Netilmicin
Mechanism :
Aminoglycoside antibiotic. Enzymes that degrade gentamicin and tobramycin do not degrade netilmicin. It is active against both gram positive and gram-negative bacterial infections.
Indication :
- Serious gram-negative infections resistant to Gentamicin
Contraindications :
Hypersensitivity to netilmicin and myasthenia gravis is a contraindication to its use. Patients should be well hydrated during therapy, and renal function should be monitored. Dose adjustment is required in impaired renal function.
Dosing :
IV/IM
Premature or full-term neonates, 1 week of age or less:
6 mg/kg IV daily in two divided doses.
Neonates over 1 week of age and infants:
7.5-9.0 mg/kg daily IV in three divided doses.
Children:
6.0-7.5 mg/kg daily IV in three divided doses.
The duration of treatment is usually 7-14 days.
Adverse Effect :
Ototoxicity and nephrotoxicity.
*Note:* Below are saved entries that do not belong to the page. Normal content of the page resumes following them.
def chain_pack_weights(pairs):
    L = _lib.lib()
    out = []
    for i0 in range(0, len(pairs), _lib.SSD_CHAIN_PACK_MAX):
        chunk = pairs[i0:i0 + _lib.SSD_CHAIN_PACK_MAX]
        arr = (_lib.ChainPack * len(chunk))()
        for d, (w, packed) in zip(arr, chunk):
            _bf(w)
            if packed is None:
                packed = torch.empty_like(w)
            _bf(packed)
            assert packed.numel() == w.numel()
            d.src, d.dst, d.N, d.K = _ptr(w), _ptr(packed), w.shape[0], w.numel() // w.shape[0]
            out.append(packed)
        _lib.check(L.ssd_chain_pack_weights(arr, len(chunk), _stream()))
    return out


def chain_prefetch(packed_list):
    L = _lib.lib()
    arr = (_lib.ChainPack * len(packed_list))()
    for d, t in zip(arr, packed_list):
        _bf(t)
        d.src, d.dst, d.N, d.K = None, _ptr(t), t.shape[0], t.numel() // t.shape[0]
    _lib.check(L.ssd_chain_prefetch(arr, len(packed_list), _stream()))


def chain_layer_fwd(w, packed, bias, out, stride, pad_t, pad_l, relu=True, relu_bits=None):
    return dict(w=packed, bias=bias, out=out, ksize=w.shape[1], mul=stride, div=1, pad_t=pad_t, pad_l=pad_l, relu=relu,
                relu_bits=relu_bits, Kc=w.shape[3], N=w.shape[0])


def chain_layer_dgrad(w_t, packed, out, stride, pad_t, pad_l, accumulate=False, mask_bits=None, mask_src=None):
    k = w_t.shape[1]
    return dict(w=packed, bias=None, out=out, ksize=k, mul=1, div=stride, pad_t=k - 1 - pad_t, pad_l=k - 1 - pad_l, relu=False,
                accumulate=accumulate, mask_bits=mask_bits, mask_src=mask_src, Kc=w_t.shape[3], N=w_t.shape[0])


def conv_chain(in0, layers):
    L = _lib.lib()
    _bf(in0)
    B, Hi, Wi, Kc = in0.shape
    arr = (_lib.ChainLayer * len(layers))()
    for d, s in zip(arr, layers):
        out = s["out"]
        _bf(s["w"]); _bf(out)
        assert out.shape[0] == B and out.shape[3] == s["N"] and s["Kc"] == Kc, (tuple(out.shape), s["N"], s["Kc"], Kc)
        d.w, d.bias, d.out = _ptr(s["w"]), _ptr(s.get("bias")), _ptr(out)
        d.mask_bits, d.mask_src, d.relu_bits = _ptr(s.get("mask_bits")), _ptr(s.get("mask_src")), _ptr(s.get("relu_bits"))
        d.Hi, d.Wi, d.Kc, d.Ho, d.Wo, d.N = Hi, Wi, Kc, out.shape[1], out.shape[2], s["N"]
        d.ksize, d.mul, d.div, d.pad_t, d.pad_l = s["ksize"], s["mul"], s["div"], s["pad_t"], s["pad_l"]
        d.relu, d.accumulate = int(bool(s.get("relu"))), int(bool(s.get("accumulate")))
        Hi, Wi, Kc = out.shape[1], out.shape[2], s["N"]
    rc = L.ssd_conv_chain(_ptr(in0), arr, len(layers), B, _stream())
    if rc == _lib.SSD_ERR_UNSUPPORTED:
        raise NotImplementedError("ssd_conv_chain does not serve these layers")
    _lib.check(rc)


def conv2d_fwd_relubits(x, w, bias, stride, pad_t, pad_l, Ho, Wo, bits, out=None, ws=None):
    L = _lib.lib()
    _bf(x); _bf(w)
    B, H, W, Cin = x.shape
    Cout, k = w.shape[0], w.shape[1]
    assert bits.dtype == torch.uint8 and bits.shape == (B, Ho, Wo, Cout // 8) and bits.is_contiguous()
    if out is None:
        out = torch.empty((B, Ho, Wo, Cout), dtype=torch.bfloat16, device=x.device)
    wbuf = _splitk_ws(ws)
    rc = L.ssd_conv2d_fwd_relubits(_ptr(x), _ptr(w), _ptr(bias), _ptr(out), _ptr(bits), B, H, W, Cin, Cout, k, stride, pad_t, pad_l,
                                   Ho, Wo, _ptr(wbuf), wbuf.numel(), _stream())
    if rc == _lib.SSD_ERR_UNSUPPORTED:
        raise NotImplementedError("this layer's kernel does not write sign bits")
    _lib.check(rc)
    return out


def conv2d_bwd_data_bits(dy, w_t, bits, x_shape, stride, pad_t, pad_l, accumulate=False, out=None, ws=None):
    L = _lib.lib()
    _bf(dy); _bf(w_t)
    B, H, W, Cin = x_shape
    _, Ho, Wo, cpad = dy.shape
    k = w_t.shape[1]
    assert w_t.shape == (Cin, k, k, cpad) and bits.dtype == torch.uint8 and bits.shape == (B, H, W, Cin // 8)
    if out is None:
        assert not accumulate
        out = torch.empty(x_shape, dtype=torch.bfloat16, device=dy.device)
    wbuf = _splitk_ws(ws)
    rc = L.ssd_conv2d_bwd_data_bits(_ptr(dy), _ptr(w_t), _ptr(bits), _ptr(out), B, H, W, Cin, cpad, k, stride, pad_t, pad_l, Ho, Wo,
                                    1 if accumulate else 0, _ptr(wbuf), wbuf.numel(), _stream())
    if rc == _lib.SSD_ERR_UNSUPPORTED:
        raise NotImplementedError("this layer's kernel does not read sign bits")
    _lib.check(rc)
    return out


def conv2d_bwd_data_wgrad_first(dy, w_t, bits, image, dw=None, dbias=None, ws=None):
    L = _lib.lib()
    _bf(dy); _bf(w_t); _bf(image)
    B, H, W, c = dy.shape
    assert c == 64 and w_t.shape == (64, 3, 3, 64) and image.shape == (B, H, W, 8)
    assert bits.dtype == torch.uint8 and bits.shape == (B, H, W, 8)
    if dw is None:
        dw = torch.empty((64, 3, 3, 8), dtype=torch.float32, device=dy.device)
    if dbias is None:
        dbias = torch.empty((64,), dtype=torch.float32, device=dy.device)
    assert dw.dtype == torch.float32 and dw.numel() == 64 * 72 and dw.is_contiguous() and dbias.dtype == torch.float32
    wbuf = (ws or _conv_ws).get(L.ssd_conv2d_bwd_data_wgrad_first_workspace_bytes(B, H, W), dy.device)
    rc = L.ssd_conv2d_bwd_data_wgrad_first(_ptr(dy), _ptr(w_t), _ptr(bits), _ptr(image), _ptr(dw), _ptr(dbias), B, H, W, _ptr(wbuf),
                                           wbuf.numel(), _stream())
    if rc == _lib.SSD_ERR_UNSUPPORTED:
        raise NotImplementedError("maps smaller than 16x16 take the two separate calls")
    _lib.check(rc)
    return dw, dbias


def conv2d_bwd_data_unpool(dy, w_t, relu_src, pool_code, full_shape, out=None, ws=None, pooled_out=None):
    L = _lib.lib()
    _bf(dy); _bf(w_t)
    B, Hf, Wf, Cin = full_shape
    _, H, W, cpad = dy.shape
    assert w_t.shape == (Cin, 3, 3, cpad) and pool_code.shape == (B, H, W, Cin // 8) and pool_code.dtype == torch.int32
    if out is None:
        out = torch.empty(full_shape, dtype=torch.bfloat16, device=dy.device)
    wbuf = _splitk_ws(ws)
    if pooled_out is not None:
        _bf(pooled_out)
        assert pooled_out.shape == (B, H, W, Cin)
    rc = L.ssd_conv2d_bwd_data_unpool(_ptr(dy), _ptr(w_t), _ptr(relu_src), _ptr(pool_code), _ptr(pooled_out), _ptr(out), B, H, W, Cin,
                                      cpad, Hf, Wf, _ptr(wbuf), wbuf.numel(), _stream())
    if rc == _lib.SSD_ERR_UNSUPPORTED:
        raise NotImplementedError("no LDS-patch kernel for this layer")
    _lib.check(rc)
    return out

All aminoglycosides have the potential to induce auditory, vestibular, and renal toxicity and also cause neuromuscular blockade.
Interaction :
Vancomycin, Cephalosporin, Cyclosporine, Furosemide, Cisplatin, Amphotericin: Increases chances of ototoxicity and nephrotoxicity.
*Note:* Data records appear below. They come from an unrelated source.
template <int TAIL>
EDTTS_DEV void tail_apply(const KArgs& a, size_t idx, f4 ev, bool blend = false) {
  if (TAIL == TAIL_EPS) {
    stg4(a.eps + idx, ev);
  } else if (TAIL == TAIL_LMS) {
    const f4 xv = ldg4(a.x + idx);
    f4 hn = splat(0.f), ho = splat(0.f);
    if (a.lms.mode >= 2) hn = ldg4(a.h_new + idx);
    if (a.lms.mode >= 3) ho = ldg4(a.h_old + idx);
    f4 x0, xn;
#pragma unroll
    for (int r = 0; r < 4; ++r) {
      float v0, vn;
      lms_elem(xv[r], ev[r], hn[r], ho[r], a.lms, v0, vn);
      x0[r] = v0;
      xn[r] = vn;
    }
    stg4(a.x0_hist + idx, x0);
    if (a.x0_all) stg4(a.x0_all + idx, x0);
    stg4(a.x_prev + idx, xn);
  } else if (TAIL == TAIL_VLMS) {
    const bool guided = a.v_uncond != nullptr;
    const f4 xv = ldg4(a.x + idx);
    const f4 vu = ldg4((guided ? a.v_uncond : a.x) + idx);
    f4 hn = splat(0.f), ho = splat(0.f);
    if (a.lms.mode >= 2) hn = ldg4(a.h_new + idx);
    if (a.lms.mode >= 3) ho = ldg4(a.h_old + idx);
    f4 x0, xn;
#pragma unroll
    for (int r = 0; r < 4; ++r) {
      const float v = guided ? cfg_combine(ev[r], vu[r], a.vp.cfg) : ev[r];
      float v0, vn;
      lms_elem(xv[r], v, hn[r], ho[r], a.lms, v0, vn);
      x0[r] = v0;
      xn[r] = vn;
    }
    stg4(a.x0_hist + idx, x0);
    if (a.x0_all) stg4(a.x0_all + idx, x0);
    if (!blend) stg4(a.x_prev + idx, xn);
  } else if (TAIL == TAIL_VPRED) {
    const bool guided = a.v_uncond != nullptr;
    const f4 xv = ldg4(a.x + idx);
    const f4 vu = ldg4((guided ? a.v_uncond : a.x) + idx);
    f4 v, xn;
#pragma unroll
    for (int r = 0; r < 4; ++r) v[r] = guided ? cfg_combine(ev[r], vu[r], a.vp.cfg) : ev[r];
#pragma unroll
    for (int r = 0; r < 4; ++r) xn[r] = vpred_elem(xv[r], v[r], a.vp);
    stg4(a.x_prev + idx, xn);
  } else if (TAIL == TAIL_DDPM) {
    const f4 xv = ldg4(a.x + idx);
    const f4 nz = a.noise ? ldg4(a.noise + idx) : philox_normal4(a.seed, a.step, (a.philox_base + idx) >> 2);
    const DdpmCoef cf{a.p_coef1, a.p_coef2, a.p_sd};
    f4 xp;
#pragma unroll
    for (int r = 0; r < 4; ++r) xp[r] = ddpm_elem(xv[r], ev[r], nz[r], cf);
    stg4(a.x_prev + idx, xp);
  } else {
    const f4 xv = ldg4(a.x + idx);
    f4 x0, xp;
#pragma unroll
    for (int r = 0; r < 4; ++r) {
      float v0, vp;
      ddim_elem(xv[r], ev[r], a.c_s1m, a.c_sab, a.c_sabp, a.c_dir, v0, vp);
      x0[r] = v0;
      xp[r] = vp;
    }
    stg4(a.x0 + idx, x0);
    stg4(a.x_prev + idx, xp);
  }
}
template <int TAIL>
EDTTS_DEV void tail_zero(const KArgs& a, size_t idx) {
  const f4 z = splat(0.f);
  if (TAIL == TAIL_EPS) {
    stg4(a.eps + idx, z);
  } else if (TAIL == TAIL_LMS || TAIL == TAIL_VLMS) {
    stg4(a.x0_hist + idx, z);
    if (a.x0_all) stg4(a.x0_all + idx, z);
    stg4(a.x_prev + idx, z);
  } else if (TAIL == TAIL_DDIM) {
    stg4(a.x0 + idx, z);
    stg4(a.x_prev + idx, z);
  } else {
    stg4(a.x_prev + idx, z);
  }
}
EDTTS_DEV void vlms_blend(const KArgs& a, size_t idx) {
  const size_t row = (size_t)a.T * a.inj_mel, b = idx / row, r = idx - b * row;
  const size_t ki = b * ((size_t)a.inj_frames * a.inj_mel) + r;
  const f4 kv = ldg4(a.known + ki);
  f4 o = kv;
  if (a.p_coef2 != 0.f) {
    const unsigned long long sd = a.seeds ? a.seeds[b] : a.seed;
    const f4 nz = a.noise ? ldg4(a.noise + ki) : philox_normal4(sd, a.step, (a.seeds ? r : ki) >> 2);
#pragma unroll
    for (int e = 0; e < 4; ++e) o[e] = qsample_elem(kv[e], a.p_coef1, nz[e], a.p_coef2);
  }
  stg4(a.x_prev + idx, o);
}
template <int TAIL>
EDTTS_DEV void tail_store(const KArgs& a, int f, int Tb, size_t idx, f4 ev) {
  if constexpr (TAIL == TAIL_VLMS) {
    const bool blend = a.known != nullptr && f < Tb && f < a.inj_frames;
    if (f < Tb) tail_apply<TAIL>(a, idx, ev, blend);
    else tail_zero<TAIL>(a, idx);
    if (blend) vlms_blend(a, idx);
  } else {
    if (f < Tb) tail_apply<TAIL>(a, idx, ev);
    else tail_zero<TAIL>(a, idx);
  }
}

Non-Depolarising Muscle Relaxants: Enhances effect.
Neostigmine, Pyridostigmine: Antagonises effect.
Renal Dose :
Dose in Renal Impairment GFR (mL/min)
20-50 | 4–7.5 mg/kg once daily. Monitor levels |
10-20 | 3–4 mg/kg once daily. Monitor levels |
<10 | 2 mg/kg once daily. Monitor levels |
Dose in Patients undergoing Renal Replacement Therapies
CAPD | Dialysed. IV: 2 mg/kg on alternate days IP: 7.5–10 mg/L per exchange. Monitor levels |
HD | Dialysed. Administer 2 mg/kg at the end of each dialysis session. Monitor levels |
HDF/High flux | Dialysed. Administer 2 mg/kg at the end of each dialysis session. Monitor levels |
CAV/VVHD | Dialysed. Dose as in GFR=10– 20 mL/min. Monitor levels |
Hepatic Dose :
No dosage adjustments are recommended.